@@ -1025,22 +1031,16 @@
     }
 }
 
-template <bool FOLD, u32 L, bool MAD>
-__global__ void __launch_bounds__(TPB) scale_round_kernel(const DevConsts *__restrict__ dc, u32 N, const u64 *__restrict__ d,
-                                                          u64 *__restrict__ out01, size_t stride01,
-                                                          u64 *__restrict__ out2, size_t stride2, u32 fold_comp2)
-{
-    const u32 n = blockIdx.x * TPB + threadIdx.x;
+template <bool FOLD, u32 L, bool MAD, bool PONLY>
+__device__ __forceinline__ void scale_round_comp(const DevConsts *__restrict__ dc, u32 N, u32 n, const u64 *__restrict__ pin,
+                                                 u64 *__restrict__ pout, bool fold_out, bool lz)
+{
     const u32 H = N / 2;
-    if (n >= (FOLD ? H : N)) return;
-    const u32 comp = blockIdx.y, bin = blockIdx.z;
     constexpr u32 M = 2 * L + 1;
-    const u64 *pin = d + ((size_t)(bin * 3 + comp) * M) * N + n;
-    u64 *pout = comp < 2 ? out01 + (size_t)bin * stride01 + (size_t)comp * L * N + n : out2 + (size_t)bin * stride2 + n;
     constexpr int NP = FOLD ? 2 : 1;
     u64 x[NP][M], y[NP][L];
 #pragma unroll
-    for (u32 a = 0; a < M; a++) {
+    for (u32 a = PONLY ? L : 0; a < M; a++) {
         if (FOLD) {
             PIE_ITER_FENCE();
             const DcC c = dc_iter(dc);
@@ -1054,13 +1054,13 @@
             x[0][a] = pin[(size_t)a * N];
         }
     }
-    scale_round_core<L, MAD, NP, FOLD>(dc, x, y, FOLD && MAD && comp < 2 && !fold_comp2);
+    scale_round_core<L, MAD, NP, FOLD, PONLY>(dc, x, y, lz);
 #pragma unroll
     for (u32 k = 0; k < L; k++) {
         PIE_ITER_FENCE();
         if (FOLD) {
             u64 y0 = y[0][k], y1 = y[NP - 1][k];
-            if (comp < 2 || fold_comp2) fold_store(dc, k, y[0][k], y[NP - 1][k], y0, y1);
+            if (fold_out) fold_store(dc, k, y[0][k], y[NP - 1][k], y0, y1);
             pout[(size_t)k * N] = y0;
             pout[(size_t)k * N + H] = y1;
         } else {
@@ -1068,24 +1068,42 @@
         }
     }
 }
+template <bool FOLD, u32 L, bool MAD, bool P01 = false>
+__global__ void __launch_bounds__(TPB) scale_round_kernel(const DevConsts *__restrict__ dc, u32 N, const u64 *__restrict__ d,
+                                                          u64 *__restrict__ out01, size_t stride01,
+                                                          u64 *__restrict__ out2, size_t stride2, u32 fold_comp2)
+{
+    const u32 n = blockIdx.x * TPB + threadIdx.x;
+    if (n >= (FOLD ? N / 2 : N)) return;
+    const u32 comp = blockIdx.y, bin = blockIdx.z;
+    constexpr u32 M = 2 * L + 1;
+    const u64 *pin = d + ((size_t)(bin * 3 + comp) * M) * N + n;
+    u64 *pout = comp < 2 ? out01 + (size_t)bin * stride01 + (size_t)comp * L * N + n : out2 + (size_t)bin * stride2 + n;
+    const bool lz = FOLD && MAD && comp < 2 && !fold_comp2;
+    if (P01 && comp < 2)
+        scale_round_comp<FOLD, L, MAD, true>(dc, N, n, pin, pout, true, lz);
+    else
+        scale_round_comp<FOLD, L, MAD, false>(dc, N, n, pin, pout, comp < 2 || fold_comp2, lz);
+}
 void launch_scale_round(const DevConsts *dc, u32 N, u32 L, const u64 *d, u32 nb, u64 *out01, size_t stride01, u64 *out2,
-                        size_t stride2, hipStream_t st, bool small_moduli, bool fold, bool fold_comp2)
-{
+                        size_t stride2, hipStream_t st, bool small_moduli, bool fold, bool fold_comp2, bool p_only01)
+{
+    assert(!p_only01 || (small_moduli && !fold_comp2));
     dim3 grid(((fold ? N / 2 : N) + TPB - 1) / TPB, 3, nb);
-#define SRL(L_)                                                                                                              \
-    case L_:                                                                                                                 \
-        if (fold && small_moduli)                                                                                          \
-            hipLaunchKernelGGL((scale_round_kernel<true, L_, true>), grid, dim3(TPB), 0, st, dc, N, d, out01, stride01, out2, stride2, \
-                               fold_comp2 ? 1u : 0u);                                                                        \
-        else if (fold)                                                                                                       \
-            hipLaunchKernelGGL((scale_round_kernel<true, L_, false>), grid, dim3(TPB), 0, st, dc, N, d, out01, stride01, out2, stride2, \
-                               fold_comp2 ? 1u : 0u);                                                                        \
-        else if (small_moduli)                                                                                             \
-            hipLaunchKernelGGL((scale_round_kernel<false, L_, true>), grid, dim3(TPB), 0, st, dc, N, d, out01, stride01, out2, stride2, 0u); \
-        else                                                                                                                 \
-            hipLaunchKernelGGL((scale_round_kernel<false, L_, false>), grid, dim3(TPB), 0, st, dc, N, d, out01, stride01, out2, stride2, 0u); \
+#define SRK(F_, L_, M_, P_) \
+    hipLaunchKernelGGL((scale_round_kernel<F_, L_, M_, P_>), grid, dim3(TPB), 0, st, dc, N, d, out01, stride01, out2, stride2, (fold_comp2 && F_) ? 1u : 0u)
+#define SRL(L_)                                                                        \
+    case L_:                                                                           \
+        if (p_only01) {                                                                \
+            if (fold) SRK(true, L_, true, true); else SRK(false, L_, true, true);      \
+        } else if (small_moduli) {                                                     \
+            if (fold) SRK(true, L_, true, false); else SRK(false, L_, true, false);    \
+        } else {                                                                       \
+            if (fold) SRK(true, L_, false, false); else SRK(false, L_, false, false);  \
+        }                                                                              \
         break;
     switch (L) { SRL(1) SRL(2) SRL(3) SRL(4) SRL(5) SRL(6) SRL(7) }
+#undef SRK
 #undef SRL
 }
 
@@ -1125,14 +1143,16 @@
         hipLaunchKernelGGL(digits_kernel<false>, grid, dim3(TPB), 0, st, dc, N, L, d2, stride2, dig);
 }
 
-template <bool MAD, int KP, int RPT = 1>
+template <bool MAD, int KP, int RPT = 1, bool EQ = false>
 __global__ void __launch_bounds__(TPB) relin_mac_kernel(const DevConsts *__restrict__ dc, u32 N, u32 L, const u64 *__restrict__ d01,
                                                         size_t stride01, const u64 *__restrict__ dig,
                                                         const u64 *__restrict__ key0, const u64 *__restrict__ mask,
                                                         u64 *__restrict__ out, const u32 *__restrict__ out_map,
-                                                        size_t key_stride, u32 key_group, u32 T, u32 mask_div, u32 nb)
+                                                        size_t key_stride, u32 key_group, u32 T, u32 mask_div, u32 nb,
+                                                        const u64 *__restrict__ eqp, u32 eqp_M)
 {
     static_assert(RPT == 1 || MAD, "two rows per thread: the column-accumulator path");
+    static_assert(!EQ || MAD, "the own-limb term: the column-accumulator path");
     constexpr bool TILE = KP > 0;
     constexpr u32 TT = TILE ? TPB / (KP ? KP : 1) : 1;
     __shared__ u64x2 s_tile[TILE ? 2 * RPT : 1][TILE ? TPB : 1];
@@ -1184,6 +1204,32 @@
             }
         }
         const u64 nq = 0 - m.q;
+        if (EQ) {
+            const u64 n2q = neg_u(2 * m.q), n4q = neg_u(4 * m.q);
+            const u64 tp = dc->tPinv_modq[j], tpsh = dc->tPinv_modq_sh[j];
+            const size_t MN = (size_t)eqp_M * N;
+#pragma unroll
+            for (int r = 0; r < RPT; r++) {
+                if (r && !has[r]) continue;
+                const u64 *pe = eqp + (size_t)rows[r] * 4 * MN + (size_t)j * N + n;
+                const u64x2 va0 = *reinterpret_cast<const u64x2 *>(pe), va1 = *reinterpret_cast<const u64x2 *>(pe + MN),
+                            vb0 = *reinterpret_cast<const u64x2 *>(pe + 2 * MN), vb1 = *reinterpret_cast<const u64x2 *>(pe + 3 * MN);
+#pragma unroll
+                for (int k = 0; k < 2; k++) {
+                    const Split30 sa0 = split30(csub_u(csub_u(k ? va0.y : va0.x, n4q), n2q)), sa1 = split30(csub_u(csub_u(k ? va1.y : va1.x, n4q), n2q));
+                    const Split30 sb0 = split30(csub_u(csub_u(k ? vb0.y : vb0.x, n4q), n2q)), sb1 = split30(csub_u(csub_u(k ? vb1.y : vb1.x, n4q), n2q));
+                    ColAcc t = {0, 0, 0};
+                    colacc_mac(t, sa0, sb0);
+                    const u64 v0 = shoup63_lazy(colacc_reduce123_lazy(t, m, nq), tp, tpsh, nq);
+                    t = ColAcc{0, 0, 0};
+                    colacc_mac(t, sa0, sb1);
+                    colacc_mac(t, sa1, sb0);
+                    const u64 v1 = shoup63_lazy(colacc_reduce123_lazy(t, m, nq), tp, tpsh, nq);
+                    a[r][0][k].c0 += v0 & 0x3FFFFFFFull, a[r][0][k].c1 += v0 >> 30;
+                    a[r][1][k].c0 += v1 & 0x3FFFFFFFull, a[r][1][k].c1 += v1 >> 30;
+                }
+            }
+        }
 #pragma unroll
         for (int r = 0; r < RPT; r++) {
             if (r && !has[r]) continue;
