struct NoSink { __device__ __forceinline__ void operator()(uint32_t, uint4, uint4) const {} };
template <bool WRITE, typename Sink>
__device__ __forceinline__ uint32_t read_segments(const PrepParams &P, const RdRegs &r, const bool has_mate, const RdRegs &m, const bool is_second, const Sink sink, const uint32_t base, const uint32_t limit, int32_t &lo, int32_t &hi) {
    const bool paired = has_mate && (((int)r.strand() - (int)m.strand()) & 1) == 0;
    RunIt own, oth;
    own.init(P.raw, r);
    if(paired) oth.init(P.raw, m); else oth.stop();
    const uint32_t sf = (r.strand() & 7) | ((r.flag() & 0x80) ? MDK_SF_READ2 : 0) | (is_second ? MDK_SF_SECOND : 0);
    const uint32_t msf = paired ? ((m.strand() & 7) | ((m.flag() & 0x80) ? MDK_SF_READ2 : 0)) : 0;
    uint32_t n = 0;
    for(; own.valid(); own.next(P.raw)) {
        int32_t cur = own.rx; const int32_t stop = own.rx + own.rl;
        while(cur < stop) {
            int32_t pe = stop; bool covered = false;
            while(oth.valid() && oth.rx + oth.rl <= cur) oth.next(P.raw);
            if(oth.valid()) { if(oth.rx <= cur) { covered = true; if(oth.rx + oth.rl < pe) pe = oth.rx + oth.rl; } else if(oth.rx < pe) pe = oth.rx; }
            if(pe - cur > 65535) pe = cur + 65535;
            if((int64_t)pe > P.beg && (int64_t)cur < P.end) {
                if(WRITE) {
                    const uint4 g0 = make_uint4((uint32_t)cur, r.seq_off(), r.lq(), (uint32_t)(own.ry + (cur - own.rx)));
                    uint4 g1 = make_uint4((uint32_t)(pe - cur) & 0xffffu | sf << 16, 0u, 0u, 0u);
                    if(covered) g1 = make_uint4((uint32_t)(pe - cur) & 0xffffu | (sf | MDK_SF_PARTNER) << 16 | msf << 24, m.seq_off(), m.lq(), (uint32_t)(oth.ry + (cur - oth.rx)));
                    const uint32_t o = base + n;
                    if(o < limit) sink(o, g0, g1);
                    if(cur < lo) lo = cur;
                    if(pe > hi) hi = pe;
                }
                n++;
            }
            cur = pe;
        }
    }
    return n;
}
static_assert(sizeof(md_seg) == 32 && offsetof(md_seg, len) == 16 && offsetof(md_seg, sf) == 18 && offsetof(md_seg, msf) == 19 && offsetof(md_seg, m_off4) == 20, "md_seg layout (read_segments builds it as two quads)");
────────
Your goal — Above are some lines. Repeat exactly, and only, those from the line that has "a[r][1][k].c1 += v1 >> 30;" through the line that has "int32_t pe = stop;".

Response to this exercise —
+                    a[r][1][k].c0 += v1 & 0x3FFFFFFFull, a[r][1][k].c1 += v1 >> 30;
+                }
+            }
+        }
 #pragma unroll
         for (int r = 0; r < RPT; r++) {
             if (r && !has[r]) continue;
struct NoSink { __device__ __forceinline__ void operator()(uint32_t, uint4, uint4) const {} };
template <bool WRITE, typename Sink>
__device__ __forceinline__ uint32_t read_segments(const PrepParams &P, const RdRegs &r, const bool has_mate, const RdRegs &m, const bool is_second, const Sink sink, const uint32_t base, const uint32_t limit, int32_t &lo, int32_t &hi) {
    const bool paired = has_mate && (((int)r.strand() - (int)m.strand()) & 1) == 0;
    RunIt own, oth;
    own.init(P.raw, r);
    if(paired) oth.init(P.raw, m); else oth.stop();
    const uint32_t sf = (r.strand() & 7) | ((r.flag() & 0x80) ? MDK_SF_READ2 : 0) | (is_second ? MDK_SF_SECOND : 0);
    const uint32_t msf = paired ? ((m.strand() & 7) | ((m.flag() & 0x80) ? MDK_SF_READ2 : 0)) : 0;
    uint32_t n = 0;
    for(; own.valid(); own.next(P.raw)) {
        int32_t cur = own.rx; const int32_t stop = own.rx + own.rl;
        while(cur < stop) {
            int32_t pe = stop; bool covered = false;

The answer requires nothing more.